Ato terceiro, cena XI – Maria revolta-se com a cerimónia divina, pedindo aos
pais para mentirem de forma a ela não ser considerada ilegítima.
A dimensão trágica da obra e a dimensão crítica ligada à mesma

O aparecimento do Romeiro consuma a dimensão trágica da obra, uma vez


que é o próprio João de Portugal, o qual regressa ao fim de 21 anos do
desaparecimento da Batalha de Alcácer-Quibir, quando já não era mais
esperado. Deste modo, traz a tragicidade/ infelicidade à sua esposa, casada
agora com D. Manuel, e à filha do casal que, aos olhos da sociedade, era
alguém sem nome digno e, por isso mesmo, considerada ilegítima.
Daí que o aparecimento do Romeiro abra também a dimensão crítica da obra
visto que, tratando-se de um drama romântico, Garret pretende chamar à
atenção de uma sociedade demasiado preconceituosa e conservadora que
vitima inocentes.
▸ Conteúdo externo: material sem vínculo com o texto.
__device__ __forceinline__ int baseLevel(const LevelState &s) { return pick(s.nG1 < 8, 2 + (int)(s.nG2 < 1), 1); }
__device__ __forceinline__ int clip16(int v) { return min(max(v, -32768), 32767); }

__device__ __forceinline__ void diagXy(int size, int pos, int &x, int &y)
{
    for (int d = 0;; ++d)
    {
        const int lo = d < size ? 0 : d - size + 1, hi = d < size ? d : size - 1, len = hi - lo + 1;
        if (pos < len) { x = lo + pos; y = d - x; return; }
        pos -= len;
    }
}
__device__ __forceinline__ void scanXy(int size, int scanIdx, int pos, int &x, int &y)
{
    if (scanIdx == 1) { x = pos & (size - 1); y = pos / size; }
    else if (scanIdx == 2) { x = pos / size; y = pos & (size - 1); }
    else diagXy(size, pos, x, y);
}
__host__ __device__ constexpr uint64_t scan4Nibbles(int scanIdx)
{
    uint64_t v = 0;
    int i = 0;
    if (scanIdx == 0)
    {
        for (int d = 0; d < 7; ++d)
            for (int x = 0; x <= d; ++x)
                if (x < 4 && d - x < 4) { v |= (uint64_t)(x | (d - x) << 2) << (4 * i); ++i; }
    }
    else
        for (; i < 16; ++i) v |= (uint64_t)(scanIdx == 1 ? i : (i >> 2) | (i & 3) << 2) << (4 * i);
    return v;
}

template <int GW>
__device__ __forceinline__ void toScanOrder(int scanIdx, uint64_t &m, uint64_t &m2, uint64_t &m3)
{
    if (GW == 1 || scanIdx == 1) return;
    uint64_t a = 0, b = 0, c = 0;
    int x = 0, y = 0;
    for (int g = 0; g < GW * GW; ++g)
    {
        const int p = y * GW + x;
        a |= ((m >> p) & 1) << g;
        b |= ((m2 >> p) & 1) << g;
        c |= ((m3 >> p) & 1) << g;
        if (scanIdx == 2)
        {
            if (++y == GW) { y = 0; ++x; }
        }
        else
// ... 200 lines not shown
            z = bitsOf(b, ctx, 0);
            one = bitsOf(b, ctx, 1);
            zeroBits += pick(inside & !nonZero, z, 0);
        }
        else
        {
            const bool is1 = (cls1 >> i) & 1, is2 = (cls2 >> i) & 1, isD = i == 0 && dcGroup;
            z = pick(isD, zcD, pick(is1, zc1, pick(is2, zc2, zc0)));
            one = pick(isD, ocD, pick(is1, oc1, pick(is2, oc2, oc0)));
        }
        sh.rec.kept[nib][lane] = 0;
        const int32_t upZero = (int32_t)((uint32_t)factor * (uint32_t)-(scaled >> (b.quantShift - 8))) + (1 << 15) + one - z;
        sh.rec.costUp[i][lane] = pick(inside, upZero, 1 << 15);
    }
    const uint32_t zeroMask = active & ~nzMask;
    if (LOG2 > 2)
        zeroBits = zc0 * __popc(zeroMask & cls0) + zc1 * __popc(zeroMask & cls1) + zc2 * __popc(zeroMask & cls2) + zcD * __popc(zeroMask & clsD);
    const int64_t sumSq = ((int64_t)sumAllHi << 16) + sumAll;
    r.dist0 = sumSq << b.distShift;

    RT_MARK(4);
    int nonZeroAbovePos0 = 0;
    int64_t gSig = 0, gSigPos0 = 0, gCoded = 0, gDist0 = 0, costB = 0, distB = 0, qB = 0;
    uint32_t c1At = 0x55555555u;
    uint32_t keptMask = 0, oddMask = 0;
    for (uint32_t m = nzMask; m;)
    {
        const int i = 31 - __clz((int)m);
        m ^= 1u << i;
        const int nib = (int)(b.scan4 >> (4 * i)) & 15, x = (gx << 2) + (nib & 3), y = (gy << 2) + (nib >> 2);
        const int a = abs((int)sh.coef[nib][lane]);
        const int64_t dist0 = (int64_t)(a * a) << b.distShift;
        const int sp = g * 16 + i;
        const int scaled = a * b.quantScale;
        const int level = (scaled + rnd) >> b.quantShift;
        const bool first = sp == firstPos;
        int32_t z0, z1, aboveBits;
        if (LOG2 == 2)
        {
            const uint32_t pk = reinterpret_cast<const uint32_t (*)[64]>(sh.rec.costDown)[i][lane];
            const int sc = (int)(pk >> 25);
            aboveBits = (int32_t)(pk & 0x1ffffff);
            z0 = bitsOf(b, sc, 0);
            z1 = bitsOf(b, sc, 1);
        }
        else
        {
            const bool is1 = (cls1 >> i) & 1, is2 = (cls2 >> i) & 1, isD = (clsD >> i) & 1;
            z0 = pick(isD, zcD, pick(is1, zc1, pick(is2, zc2, zc0)));
            z1 = pick(isD, ocD, pick(is1, oc1, pick(is2, oc2, oc0)));
            const uint32_t above = zeroMask & ~((2u << i) - 1);
            aboveBits = zc0 * __popc(above & cls0) + zc1 * __popc(above & cls1) + zc2 * __popc(above & cls2);
        }
        const int64_t zerosAbove = b.lambda * aboveBits;
        const int32_t sigZero = pick(first, 0, z0), sigOneBits = pick(first, 0, z1);
        fb.g1zero = pick4(aux.g1zero, st.c1);
        fb.g1one = pick4(g1one, st.c1);

        const bool droppable = !first && level < 3;
        const int64_t sigOne = b.lambda * sigOneBits, dropSig = b.lambda * sigZero;
        const int lower = level - 1;
        const int32_t err1 = a - clip16((clip16(level) * b.invScale + b.invOffset) >> b.invShift);
        const int32_t err2 = a - clip16((clip16(lower) * b.invScale + b.invOffset) >> b.invShift);
        const int64_t cost1 = ((int64_t)(int32_t)((uint32_t)err1 * (uint32_t)err1) << b.distShift) + b.lambda * levelBits(level, st, fb) + sigOne;
        const int64_t cost2If = ((int64_t)(int32_t)((uint32_t)err2 * (uint32_t)err2) << b.distShift) + b.lambda * levelBits(lower, st, fb) + sigOne;
        const int64_t cost2 = pick(lower >= 1, cost2If, (int64_t)INT64_MAX);
        const int64_t dropCost = dist0 + dropSig;
        int64_t costCoded = pick(droppable, dropCost, (int64_t)INT64_MAX), costSig = pick(droppable, dropSig, (int64_t)0);
        int kept = 0;
        const bool take1 = cost1 < costCoded;
        kept = pick(take1, level, kept);
        costSig = pick(take1, sigOne, costSig);
        costCoded = pick(take1, cost1, costCoded);
        const bool take2 = cost2 < costCoded;
        kept = pick(take2, lower, kept);
        costSig = pick(take2, sigOne, costSig);
        costCoded = pick(take2, cost2, costCoded);

        costB += costCoded;
        distB += dist0;
        const int du = (scaled - (kept << b.quantShift)) >> (b.quantShift - 8), sigDelta = sigOneBits - sigZero;
        const int stored = (int16_t)kept;
        const int now = levelRate(kept, st, fb);
        const int upKept = factor * -du + levelRate(kept + 1, st, fb) - now;
        const int upZero = factor * -abs(du) + (1 << 15) + sigDelta;
        sh.rec.kept[nib][lane] = (int16_t)kept;
        keptMask |= (uint32_t)(stored != 0) << i;
        oddMask |= (uint32_t)(stored & 1) << i;
        sh.rec.costUp[i][lane] = pick(kept > 0, upKept, upZero);
        const int lastOne = (1 << 15) + sigDelta;
        sh.rec.costDown[i][lane] = factor * du + levelRate(kept - 1, st, fb) - now - pick(kept == 1, lastOne, 0);

        const bool grow = (kept >= baseLevel(st)) & (kept > 3 * (1 << st.rice));
        st.rice = pick(grow, min(st.rice + 1, 4), st.rice);
        st.nG1 += kept >= 1;
        st.nG2 += kept > 1;
        const bool step = (st.c1 < 3) & (st.c1 > 0) & (kept != 0);
        st.c1 = pick(kept > 1, 0, pick(step, st.c1 + 1, st.c1));
        {
            const uint32_t below = (1u << (2 * i)) - 1;
            c1At = (c1At & ~below) | ((0x55555555u * (uint32_t)st.c1) & below);
        }
        gSig += costSig;
        gSigPos0 = pick(i == 0, costSig, gSigPos0);
        const int64_t codedPart = costCoded - costSig;
        gCoded += pick(stored != 0, codedPart, (int64_t)0);
        gDist0 += pick(stored != 0, dist0, (int64_t)0);
        nonZeroAbovePos0 += (stored != 0) & (i != 0);
        const int lx = lastPrefixLength(x), ly = lastPrefixLength(y);
        const int32_t rate = b.lastBits[(b.scanIdx == 2 ? ly : lx) * b.lastStride] + b.lastBits[(b.lastLen + (b.scanIdx == 2 ? lx : ly)) * b.lastStride];
        const int64_t total = qB - zerosAbove + b.lambda * rate - costSig;
        const bool better = (stored != 0) & !r.localStop & (total < r.localBest);
        r.localBest = pick(better, total, r.localBest);
        r.localPos = pick(better, sp, r.localPos);
        r.localOr = pick(better, 0, r.localOr) | stored;
        r.groupOr |= stored;
        r.localStop |= stored > 1;
        const int64_t keptGain = dist0 - costCoded, zeroGain = -costSig;
        qB += pick(stored != 0, keptGain, zeroGain);
    }
    RT_MARK(5);
    aux.c1At = c1At;
    aux.keptMask = keptMask;
    aux.oddMask = oddMask;
    aux.negScan = negScan;
    aux.negRaster = negRaster;
    const int64_t zeroCost = b.lambda * zeroBits;
    r.cost = (r.dist0 - distB) + zeroCost + costB;
    r.q = qB - zeroCost;
    gSig += zeroCost;
    if (!(nzMask & 1))
        gSigPos0 = LOG2 == 2 ? zeroCost - b.lambda * (int32_t)(reinterpret_cast<const uint32_t (*)[64]>(sh.rec.costDown)[0][lane] & 0x1ffffff) : b.lambda * pick(dcGroup, zcD, pick((bool)(cls1 & 1), zc1, pick((bool)(cls2 & 1), zc2, zc0)));
    r.carry = st.c1 == 0;
    const bool dc = g == 0, any = keptMask != 0, inner = any & !dc & (g < firstGroup);
    const int64_t zero = pick(neighbours != 0, b.csbfZero[1], b.csbfZero[0]), one = pick(neighbours != 0, b.csbfOne[1], b.csbfOne[0]);
    const int64_t implied = pick(inner & (nonZeroAbovePos0 == 0), gSigPos0, (int64_t)0);
    const int64_t sigLeft = gSig - implied, allZero = zero + gDist0 - gCoded - sigLeft;
    const bool dropped = inner & (allZero < one), empty = !any & !dc;
    const int64_t innerCost = pick(dropped, allZero, one) - implied, emptyCost = zero - gSig;
    r.cost += pick(empty, emptyCost, pick(inner, innerCost, (int64_t)0));
    r.sigCost = pick(empty | dropped, zero, pick(inner, one, (int64_t)0));
    r.coded = dc | (any & !dropped);
    RT_MARK(6);
    return r;
}

__device__ __forceinline__ void hideSignsWalk(WalkShared &sh, int lane, const Block &b, bool lastGroup, const SdhAux &aux, uint32_t keptMask)
{
    const int first = max(__ffs((int)keptMask) - 1, 0), last = keptMask ? 31 - __clz((int)keptMask) : 0;
    const int signbit = (int)(aux.negScan >> first) & 1;
    const bool needed = (keptMask != 0) & (last - first >= 4) & (signbit != (__popc(aux.oddMask & keptMask) & 1));
    if (__ballot(needed) == 0) return;
    const int top = lastGroup ? last : 15;
    int minCost = INT32_MAX, minIdx = 0, finalChange = 0;
#pragma unroll
    for (int i = 15; i >= 0; --i)
    {
        const bool isKept = (keptMask >> i) & 1;
        const int mag = (uint16_t)sh.rec.kept[(int)(b.scan4 >> (4 * i)) & 15][lane];
        const int up = sh.rec.costUp[i][lane];
        const int downRaw = pick(isKept, sh.rec.costDown[i][lane], 0);
        const int down = downRaw - pick(lastGroup & (last == i) & (mag == 1), 4 << 15, 0);
        const bool upBetter = up < down;
        const int costKept = pick(upBetter, up, pick((i == first) & (mag == 1), INT32_MAX, down));
        const int g1 = pick((aux.active >> i) & 1, pick4(aux.g1zero, (int)(aux.c1At >> (2 * i)) & 3), 0);
        const int costZero = pick((i < first) & (((int)(aux.negScan >> i) & 1) != signbit), INT32_MAX, up + g1);
        const int cost = pick(isKept, costKept, costZero), change = pick(isKept & !upBetter, -1, 1);
        const bool better = (i <= top) & (cost < minCost);
        minCost = pick(better, cost, minCost);
        finalChange = pick(better, change, finalChange);
        minIdx = pick(better, i, minIdx);
    }
    if (!needed) return;
    const int nib = (int)(b.scan4 >> (4 * minIdx)) & 15;
    const int mag = (uint16_t)sh.rec.kept[nib][lane], negative = (int)(aux.negScan >> minIdx) & 1;
    if ((!negative && mag == 32767) || (negative && mag == 32768)) finalChange = -1;
    sh.rec.kept[nib][lane] = (int16_t)(mag + finalChange);
}

struct ScanShared
{
    int32_t srcOff[64], dstOff[64], nzThreshold[64], gt1Threshold[64], gt2Threshold[64];
    uint64_t mask[64], mask2[64], mask3[64];
    int64_t sumSq[64];
};
// ... 62 lines not shown
}

constexpr int kScanSteps = 8;
template <int LOG2>
__global__ __launch_bounds__(64) void k_rdoq_scan(int16_t *__restrict__ dstAll, const int16_t *__restrict__ srcAll, const RdoqJob *__restrict__ jobs, int njobs,
                                                  RdoqWork *__restrict__ work, int withHist)
{
    constexpr int perWg = kScanSteps * (64 / (((1 << LOG2) * (1 << LOG2)) >> 4));
    __shared__ ScanShared sc;
    __shared__ uint32_t hist[kBins];
    const int lane = threadIdx.x, first = blockIdx.x * perWg, blk = first + lane;
    RdoqInfo *info = reinterpret_cast<RdoqInfo *>(reinterpret_cast<char *>(work) + rdoqInfoOffset());
    for (int k = lane; k < kBins; k += 64) hist[k] = 0;
    scanBlocks<LOG2>(sc, dstAll, srcAll, jobs, njobs, first, kScanSteps);
    if (lane < perWg && blk < njobs)
    {
        RdoqInfo r;
        r.mask = sc.mask[lane];
        r.mask2 = sc.mask2[lane];
        r.mask3 = sc.mask3[lane];
        r.sumSq = sc.sumSq[lane];
        info[blk] = r;
        atomicAdd(&hist[groupsToWalk(r.mask)], 1u);
        if (jobs[blk].scan_idx != 0) atomicAdd(&hist[kBins - 1], 1u);
    }
    __syncthreads();
    if (!withHist) return;
    for (int k = lane; k < kBins - 1; k += 64)
        if (hist[k]) atomicAdd(&work->hist[k], hist[k]);
    if (lane == 0 && hist[kBins - 1]) atomicAdd(&work->otherScans, hist[kBins - 1]);
}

Em toda a história, Maria, o ser mais inocente, é aquela que
mais sofre com a “separação” dos pais, existindo aqui um paralelo com a
vida do escritor, pois ele próprio se viu impedido de dar o seu nome à filha
que teve com Adelaide Deville (amante do autor), na medida em que esta
veio a falecer primeiro que a sua mulher.
Saliente-se também que, através do regresso de D. João de Portugal, Garret
nos dá o reverso do mito sebastianista, ou seja, o contrário da crença
popular: de que o regresso do rei D. Sebastião seria bom para a nação; ora,
o regresso de D. João nada traz de bom, pelo contrário, traz sim a
infelicidade.
Com a concretização do mito sebastianista, D. João passa a simbolizar a
figura do anti-herói, querendo Garret alertar a sociedade para a vivência do
presente e não para as memórias da glória passada.